Sebulan kemudian.
Setelah berjuang melewati kehilangan kedua orang tuanya, Mary kini menempuh perjalanan ke kota Smara bersama Reiner dan Glen. Ada satu tujuan yang harus ia lakukan di kota itu: menemui ibu kandungnya, Nia.
Dalam perjalanan kurang dari dua jam, pikiran Mary tenggelam dalam ingatan sebulan terakhir yang begitu berat. Kematian ayahnya, Harit, masih terasa menusuk dada. Ia teringat prosesi pemakaman yang menyedihkan, di mana Harit dimakamkan tepat di samping Yasmin—sebuah simbol cinta abadi yang tetap menyatukan mereka, meski kematian telah memisahkan.

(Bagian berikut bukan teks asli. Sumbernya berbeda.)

template <int BN, int F16>
__global__ void __launch_bounds__(TC_THREADS, 1)
conv_wgrad_wg_kernel(const __grid_constant__ CUtensorMap mapDy, const __grid_constant__ CUtensorMap mapDyLo,
                     const __grid_constant__ CUtensorMap mapX, const __grid_constant__ CUtensorMap mapXLo,
                     const WgParams p, float* __restrict__ dw, float* __restrict__ ws, int* __restrict__ err_flag,
                     const float* __restrict__ oscale_ptr) {
    extern __shared__ __align__(1024) uint8_t smem_raw[];
    __shared__ uint64_t full_bar[TC_MAX_STAGES], empty_bar[TC_MAX_STAGES];
    uint8_t* smem = (uint8_t*)(((uintptr_t)smem_raw + 1023) & ~(uintptr_t)1023);

    const int slab_bytes = p.rows_alloc * 128;
    const int slabsA = 128 / p.slab_ch;
    const int slabsB = BN / p.slab_ch;
    const int per_op = (slabsA + slabsB) * slab_bytes;
    const int stage_bytes = per_op * (p.nsplit == 3 ? 2 : 1);
    constexpr int KT_BYTES = (128 + BN) * 128;
    uint8_t* kt = smem + (size_t)p.stages * stage_bytes;
    const int tile_co = blockIdx.x / p.tiles_ci, tile_ci = blockIdx.x % p.tiles_ci;
    const int co0 = tile_co * 128, ci0 = tile_ci * BN;
    const int tap = blockIdx.y;
    const int kt0 = blockIdx.z * p.ktiles_per_cta;
    int kt1 = kt0 + p.ktiles_per_cta;
    if (kt1 > p.ktiles_total) kt1 = p.ktiles_total;
    const int iters = kt1 - kt0;
    int nsA = (p.ldo - co0 + p.slab_ch - 1) / p.slab_ch; if (nsA > slabsA) nsA = slabsA;
    int nsB = (p.Cin - ci0 + p.slab_ch - 1) / p.slab_ch; if (nsB > slabsB) nsB = slabsB;

    {
        uint4 z = make_uint4(0, 0, 0, 0);
        const int total16 = p.stages * stage_bytes / 16;
        for (int i = threadIdx.x; i < total16; i += blockDim.x) reinterpret_cast<uint4*>(smem)[i] = z;
        fence_async_smem();
    }
    if (threadIdx.x == 0) {
        for (int s = 0; s < p.stages; ++s) { mbar_init(&full_bar[s], 1); mbar_init(&empty_bar[s], 256); }
        asm volatile("fence.mbarrier_init.release.cluster;" ::: "memory");
    }
    __syncthreads();
    PXL_PDL_SYNC();
    if (iters <= 0) return;

    if (threadIdx.x < 128) {
        asm volatile("setmaxnreg.dec.sync.aligned.u32 40;" ::: "memory");
        if (threadIdx.x >= 32) return;
        const uint32_t box_bytes = (uint32_t)(p.rows * 128);
        const int nparts = (p.nsplit == 3 && !p.inkernel) ? 2 : 1;
        const uint32_t tx = box_bytes * (uint32_t)(nsA + nsB) * (uint32_t)nparts;
        const int tdy = p.dy[tap], tdx = p.dx[tap];
        int tw = kt0 % p.tilesW, th = (kt0 / p.tilesW) % p.tilesH, n = kt0 / (p.tilesW * p.tilesH);
        uint32_t s = 0, ph = 0;
        for (int it = 0; it < iters; ++it) {
            if (!__all_sync(0xffffffffu, mbar_wait(&empty_bar[s], ph ^ 1u, err_flag, 11))) break;
            const int w0 = tw * p.BW, h0 = th * p.BH;
            uint8_t* sa = smem + (size_t)s * stage_bytes;
            if (elect_one()) {
                mbar_expect_tx(&full_bar[s], tx);
                for (int part = 0; part < nparts; ++part) {
                    uint8_t* base = sa + (size_t)part * per_op;
                    const CUtensorMap* mdy = part ? &mapDyLo : &mapDy;
                    const CUtensorMap* mx = part ? &mapXLo : &mapX;
                    for (int j = 0; j < nsA; ++j)
                        tma_load_4d(base + (size_t)j * slab_bytes, mdy, &full_bar[s], co0 + p.slab_ch * j, w0, h0, n);
                    for (int j = 0; j < nsB; ++j)
                        tma_load_4d(base + (size_t)(slabsA + j) * slab_bytes, mx, &full_bar[s], ci0 + p.slab_ch * j,
                                    w0 * p.mul + tdx, h0 * p.mul + tdy, n);
                }
            }
            __syncwarp();
            if (++tw == p.tilesW) { tw = 0; if (++th == p.tilesH) { th = 0; ++n; } }
            if (++s == (uint32_t)p.stages) { s = 0; ph ^= 1u; }
        }
        return;
    }

    asm volatile("setmaxnreg.inc.sync.aligned.u32 232;" ::: "memory");
    const int ct = threadIdx.x - 128;
    const int cw = ct >> 7, t = ct & 127;
    const int warp = t >> 5, lane = t & 31;
    const bool split3 = p.nsplit == 3;
    const uint32_t smem_base = smem_u32(smem);
    float acc[BN / 2], part[BN / 2], corr[BN / 2];
#pragma unroll
    for (int i = 0; i < BN / 2; ++i) acc[i] = 0.f;
    uint32_t s = 0, ph = 0;
    bool ok = true;
    for (int it = 0; it < iters; ++it) {
        ok = __all_sync(0xffffffffu, mbar_wait(&full_bar[s], ph, err_flag, 12));
        if (!ok) break;
        uint8_t* sa = smem + (size_t)s * stage_bytes;
        const uint32_t sa32 = smem_base + s * (uint32_t)stage_bytes;
        if constexpr (F16 != 0) {
            const int kmma = p.rows_alloc / 16;
            const uint32_t sb32 = sa32 + (uint32_t)(slabsA * slab_bytes);
            const uint64_t da = sw128_desc(sa32 + (uint32_t)(cw * slab_bytes), (uint32_t)slab_bytes);
            const uint64_t db = sw128_desc(sb32, (uint32_t)slab_bytes);
            const uint64_t dal = sw128_desc(sa32 + (uint32_t)per_op + (uint32_t)(cw * slab_bytes), (uint32_t)slab_bytes);
            const uint64_t dbl = sw128_desc(sb32 + (uint32_t)per_op, (uint32_t)slab_bytes);
            const uint64_t kstep = (16 * 128) >> 4;
            wg_arrive();
            fence_regs(part);
            fence_regs(corr);
            for (int k = 0; k < kmma; ++k) wgmma_op<BN, 2>(part, da + kstep * k, db + kstep * k, k);
            if (split3) {
                for (int k = 0; k < kmma; ++k) wgmma_op<BN, 2>(corr, dal + kstep * k, db + kstep * k, k);
                for (int k = 0; k < kmma; ++k) wgmma_op<BN, 2>(corr, da + kstep * k, dbl + kstep * k, 1);
            }
            wg_commit();
            wg_wait0();
            fence_regs(part);
            fence_regs(corr);
            mbar_arrive(&empty_bar[s]);
        } else {
            named_bar(1, 256);
            const int units = (128 + BN) * 8;
            for (int u = ct; u < units; u += 256) {
                const int R = u >> 3, g = u & 7;
                const int slab = R < 128 ? (R >> 5) : slabsA + ((R - 128) >> 5);
                const int c = R & 31;
                const uint8_t* src = sa + (size_t)slab * slab_bytes + (c & 3) * 4;
                float4 v, vl = make_float4(0.f, 0.f, 0.f, 0.f);
                float* vp = &v.x; float* lp = &vl.x;
#pragma unroll
                for (int e = 0; e < 4; ++e) {
                    const int px = 4 * g + e;
                    const int off = px * 128 + ((((c >> 2) ^ (px & 7))) << 4);
                    vp[e] = *reinterpret_cast<const float*>(src + off);
                    if (split3 && !p.inkernel) lp[e] = *reinterpret_cast<const float*>(src + per_op + off);
                }
                if (p.inkernel) v = tf32_split4(v, vl);
                const int doff = R * 128 + ((g ^ (R & 7)) << 4);
                *reinterpret_cast<float4*>(kt + doff) = v;
                if (split3) *reinterpret_cast<float4*>(kt + KT_BYTES + doff) = vl;
            }
            fence_async_smem();
            named_bar(1, 256);
            mbar_arrive(&empty_bar[s]);
            const uint32_t k32 = smem_u32(kt);
            const uint32_t arow = (uint32_t)cw * 64 * 128;
            const uint64_t da = sw128_desc(k32 + arow), db = sw128_desc(k32 + 128 * 128);
            const uint64_t dal = sw128_desc(k32 + KT_BYTES + arow), dbl = sw128_desc(k32 + KT_BYTES + 128 * 128);
            wg_arrive();
            fence_regs(part);
            fence_regs(corr);
            mma_slice<BN, 0>(part, corr, da, db, dal, dbl, split3);
            wg_commit();
            wg_wait0();
            fence_regs(part);
            fence_regs(corr);
        }
        if (split3) {
#pragma unroll
            for (int i = 0; i < BN / 2; ++i) acc[i] += part[i] + corr[i];
        } else {
#pragma unroll
            for (int i = 0; i < BN / 2; ++i) acc[i] += part[i];
        }
        if (++s == (uint32_t)p.stages) { s = 0; ph ^= 1u; }
    }
    if (!ok) return;
    const float osc = p.out_scale * (oscale_ptr ? __ldg(oscale_ptr) : 1.f);
#pragma unroll
    for (int h = 0; h < 2; ++h) {
        const int co = co0 + cw * 64 + warp * 16 + (lane >> 2) + 8 * h;
        if (co >= p.Cout) continue;
        const int64_t row = ((int64_t)co * p.ntaps + tap) * p.Cin;
        float* drow = gridDim.z == 1 ? dw + row : ws + (int64_t)blockIdx.z * p.Cout * p.ntaps * p.Cin + row;
#pragma unroll
        for (int j = 0; j < BN / 8; ++j) {
            const int ci = ci0 + j * 8 + 2 * (lane & 3);
            const float v0 = acc[j * 4 + 2 * h] * osc, v1 = acc[j * 4 + 2 * h + 1] * osc;
            if (gridDim.z == 1) {
                if (ci < p.Cin) drow[ci] += v0;
                if (ci + 1 < p.Cin) drow[ci + 1] += v1;
            } else {
                if (ci < p.Cin) drow[ci] = v0;
                if (ci + 1 < p.Cin) drow[ci + 1] = v1;
            }
        }
    }
}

Tiga hari setelah pemakaman, Mary menghubungi Pandu, sahabat ayahnya yang tinggal di Smara, seperti wasiat terakhir Harit. Pandu ternyata telah menerima beberapa wasiat dari sahabatnya.
“Paman kira Ayahmu bercanda … tapi ternyata … dia benar-benar pergi, seperti yang dia katakan,” ucap Pandu, wajahnya suram, jelas menandakan kesedihan yang mendalam.
“Apa yang Ayah pesan pada Paman? Kenapa Ayah ingin aku menghubungi Paman?” tanya Mary, rasa penasaran bercampur sedih.
Tanpa menunggu lama, Pandu menjelaskan semua wasiat itu. Pertama, beberapa surat penting dan tabungan, semuanya atas nama Mary sebagai wali dan anak ttertu. Jika Mary kesulitan mengurusnya, Pandu siap membantu. Tabungan itu mencakup biaya kuliah Mary dan kebutuhan Ferno. Kedua, jika Mary kesulitan mengasuh Ferno saat kuliah, Pandu diminta untuk turun tangan. Dan yang paling penting, rumah mereka boleh dijual. Harit mewasiatkan hal itu karena ia tahu Mary masih terbayang-bayang kematian Yasmin, ibu tirinya.
“Semua keputusan ada di tanganmu, Mary. Paman hanya akan membantu saja,” kata Pandu menutup penjelasan.
Mary menatap rumahnya sejenak. Rumah itu punya banyak kenangan tentang ayah dan ibu tirinya, tapi setelah tragedi, tempat itu kini hanya meninggalkan kenangan pahit. Mary bisa saja menjualnya. Namun, menjualnya bukanlah keputusan yang bisa ia ambil sendiri. Ferno, adiknya, juga tinggal di sana, juga punya kenangan di sana.
“Kalau mau Kakak jual, jual saja. Aku ikut saja,” jawab Ferno dengan suara tenang.
“Kamu yakin, Ferno?” Mary menatapnya, hatinya bercampur aduk. Ia tahu adiknya bersikap lebih dewasa dibandingkan anak seusianya, tapi sikap dewasa itu kadang membuatnya takut. Ia takut Ferno kehilangan masa kecilnya terlalu cepat.
Ferno mengangguk yakin. “Aku sudah cukup kehilangan Ayah dan Ibu. Aku enggak bisa kehilangan Kakak juga. Kalau tinggal di rumah ini terlalu menyakitkan, kita pindah saja, Kak.”
Akhirnya, Mary dan Ferno sepakat. Mereka meminta Pandu menjual rumah itu dan membeli rumah baru di pinggiran kota yang lebih murah, tapi lebih luas. Meski menjual rumah lamanya, Mary tetap memikirkan empat sahabat yang selalu menemaninya melewati duka yang bertubi-tubi. Ia tidak ingin berpisah dari mereka setelah dua kehilangan yang begitu berat.
“Paman akan carikan, Mary,” kata Pandu, menenangkan hati Mary.
Tepat sebulan setelah kematian Harit, semua urusan selesai. Rumah keluarga Mary dijual, dan Mary bersama Ferno, empat sahabatnya, dan Pandu pindah ke rumah baru di pinggiran kota Prema, berbatasan dengan Smara. Berkat itu itu, perjalanan ke kota Smara yang biasanya memakan waktu sekitar dua jam, kini bisa dipersingkat sekitar 15 menit.
“Kenapa kamu masih datang ke sini, Mary?” tanya Glen heran.
Mary, bersama Reiner dan Glen, akhirnya tiba di rumah sakit jiwa tempat Nia dirawat. Setelah kejadian kurang dari setahun lalu—di mana Nia melarikan diri dan menyebabkan kematian Yasmin—pengamanan di rumah sakit kini jauh lebih ketat. Untuk mengunjungi Nia, Mary bahkan harus membuat janji terlebih dahulu.